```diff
diff --git a/sedumi_amd/csrc/sdm_capi.hip b/sedumi_amd/csrc/sdm_capi.hip
--- a/sedumi_amd/csrc/sdm_capi.hip
+++ b/sedumi_amd/csrc/sdm_capi.hip
@@ -403,6 +403,40 @@
   *width = p->chol.sbw;
   SDM_CATCH
 }
+int sdm_plan_set_stage2_dealing(sdm_plan *p, int mode, sdm_int n) {
+  SDM_TRY
+  if (mode != SDM_DEAL_BALANCED && mode != SDM_DEAL_UNIFORM && mode != SDM_DEAL_UNIFORM_PACKED) throw std::runtime_error("sdm_plan_set_stage2_dealing: unknown mode");
+  if (n < 0 || n > (1 << 24) || (mode != SDM_DEAL_BALANCED && n < 1)) throw std::runtime_error("sdm_plan_set_stage2_dealing: n out of range");
+  if (p->capturing) throw std::runtime_error("sdm_plan_set_stage2_dealing: not during a graph capture");
+  p->ada.deal_mode = mode; p->ada.deal_n = (int)n;
+  if (p->has_ada) {
+    SDM_HIP_CHECK(hipSetDevice(p->device));
+    SDM_HIP_CHECK(hipStreamSynchronize(p->stream));
+    stage2_dealing(p);
+  }
+  SDM_CATCH
+}
+int sdm_plan_get_stage2_dealing(sdm_plan *p, int which, sdm_int *info, sdm_int *rec, sdm_int rec_cap, sdm_int *ent, sdm_int ent_cap,
+                                sdm_int *glen, sdm_int glen_cap) {
+  SDM_TRY
+  if (!p->has_ada) throw std::runtime_error("sdm_plan_get_stage2_dealing: no problem data set (sdm_plan_set_ada)");
+  const AdaPlan &A = p->ada;
+  const bool sym = which == 0 && A.ell_full && A.deal_jb > 0;
+  const Stage2Deal &D = sym ? A.deal_sym : A.deal_all;
+  const sdm_int nrec = D.nrec(), nent = (sdm_int)(D.ent.size() / 4), ng = A.deal_jb > 0 ? (sdm_int)A.h_glen.size() : 0;
+  if (info) {
+    const sdm_int v[8] = {A.deal_jb, ng, A.deal_slots, A.deal_mode, A.deal_n, nrec, nent, sym ? 1 : 0};
+    std::copy(v, v + 8, info);
+  }
+  if (rec)
+    for (sdm_int r = 0; r < std::min(nrec, rec_cap); r++) {
+      for (int x = 0; x < 4; x++) rec[5 * r + x] = D.rec[8 * r + x];
+      rec[5 * r + 4] = D.cost[r];
+    }
+  if (ent) for (sdm_int e = 0; e < std::min(nent, ent_cap); e++) ent[e] = D.ent[4 * e];
+  if (glen) for (sdm_int g = 0; g < std::min(ng, glen_cap); g++) glen[g] = A.h_glen[g];
+  SDM_CATCH
+}
 int sdm_plan_solve_stats(sdm_plan *p, sdm_int *nblocks, sdm_int *nbad, double *max_growth) {
   SDM_TRY
   if (!p->has_chol) throw std::runtime_error("sdm_plan_solve_stats: no symbolic factor set");
diff --git a/sedumi_amd/csrc/sdm_plan.h b/sedumi_amd/csrc/sdm_plan.h
--- a/sedumi_amd/csrc/sdm_plan.h
+++ b/sedumi_amd/csrc/sdm_plan.h
@@ -216,6 +216,16 @@
   int64_t o_foff = 0, o_soff = 0, o_woff = 0, o_xl = 0, o_ltoff = 0;
 };
 
+constexpr int S2_PROLOGUE_TRIPS = 5;
+constexpr int S2_EMU_SLOTS = 768;
+struct alignas(16) S2Quad { int x, y, z, w; };
+struct Stage2Deal {
+  std::vector<int> rec, ent, cost;
+  int nrec() const { return (int)cost.size(); }
+};
+inline int stage2_group_cost(int len) { return (len + 8 * ELL_WAVES - 1) / (8 * ELL_WAVES); }
+Stage2Deal stage2_deal(const std::vector<int> &g_len, int m, int jb, int slots, int mode, int n, bool sym);
+
 struct AdaPlan {
   sdm_int N = 0, m = 0, nnzA = 0, lpN = 0, lorN = 0, sdpN = 0, rsdpN = 0;
   sdm_int nlq = 0;
@@ -276,6 +286,11 @@
   bool ell_full = false;
   DevBuf<int64_t> g_off, d_uoff;
   DevBuf<double> g_val;
+  std::vector<int> h_glen;
+  int deal_mode = SDM_DEAL_BALANCED, deal_n = 0;
+  int deal_jb = 0, deal_slots = 0;
+  Stage2Deal deal_sym, deal_all;
+  DevBuf<int> s2rec_sym, s2ent_sym, s2rec_all, s2ent_all;
 };
 
 }
@@ -449,6 +464,9 @@
 void ada_build(sdm_plan *P, sdm_int N, sdm_int m, const sdm_int *Ajc, const sdm_int *Air, const double *Apr, const sdm_int *Ajc_psd, sdm_int lpN,
                sdm_int lorN, sdm_int sdpN, sdm_int rsdpN, const sdm_int *sdpNL, const sdm_int *qblkstart, const sdm_int *psd_blkstart,
                const sdm_int *Qjc, const sdm_int *Qir, const sdm_int *ADAjc, const sdm_int *ADAir);
+void stage2_dealing(sdm_plan *P);
+int stage2_ell_jb(const AdaPlan &A);
+int stage2_ell_slots(sdm_plan *P, int jb, int *per_cu = nullptr);
 void ada_zero_flush(sdm_plan *P);
 void ada_lq(sdm_plan *P, double *ada, const int *d_invperm, bool accumulate);
 void ada_q(sdm_plan *P, double *ada, const int *d_invperm, bool accumulate);
diff --git a/sedumi_amd/plan.py b/sedumi_amd/plan.py
--- a/sedumi_amd/plan.py
+++ b/sedumi_amd/plan.py
@@ -196,6 +196,25 @@
         check(self._lib.sdm_plan_get_solve_width(C.c_void_p(self._p), C.byref(w)))
         return w.value
 
+    DEAL = {"balanced": 0, "uniform": 1, "uniform_packed": 2}
+
+    def set_stage2_dealing(self, mode="balanced", n=0):
+        check(self._lib.sdm_plan_set_stage2_dealing(C.c_void_p(self._p), C.c_int(self.DEAL[mode]), C.c_int64(int(n))))
+
+    def stage2_dealing(self, which=0):
+        info = np.zeros(8, dtype=np.int64)
+        none = (None, C.c_int64(0))
+        check(self._lib.sdm_plan_get_stage2_dealing(C.c_void_p(self._p), C.c_int(which), pi(info), *none, *none, *none))
+        if info[0] == 0:
+            return None
+        rec, ent, glen = np.zeros(5 * info[5], dtype=np.int64), np.zeros(max(info[6], 1), dtype=np.int64), np.zeros(info[1], dtype=np.int64)
+        check(self._lib.sdm_plan_get_stage2_dealing(C.c_void_p(self._p), C.c_int(which), pi(info), pi(rec), C.c_int64(info[5]), pi(ent), C.c_int64(info[6]),
+                                                    pi(glen), C.c_int64(info[1])))
+        rec = rec.reshape(-1, 5)
+        return {"jb": int(info[0]), "slots": int(info[2]), "mode": {v: k for k, v in self.DEAL.items()}[int(info[3])], "n": int(info[4]),
+                "symmetric": bool(info[7]), "glen": glen.tolist(),
+                "records": [(int(s), [int(g) for g in ent[o:o + c]], int(w), int(k)) for s, o, c, w, k in rec]}
+
     def solve_stats(self):
         nb, bad, g = C.c_int64(0), C.c_int64(0), C.c_double(0.0)
         check(self._lib.sdm_plan_solve_stats(C.c_void_p(self._p), C.byref(nb), C.byref(bad), C.byref(g)))
```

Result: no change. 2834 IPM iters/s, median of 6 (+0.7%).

--- Task item ---
Where a line in the records above includes the string "byref", show it.

--- Answer to the exercise ---
         check(self._lib.sdm_plan_get_solve_width(C.c_void_p(self._p), C.byref(w)))
         check(self._lib.sdm_plan_solve_stats(C.c_void_p(self._p), C.byref(nb), C.byref(bad), C.byref(g)))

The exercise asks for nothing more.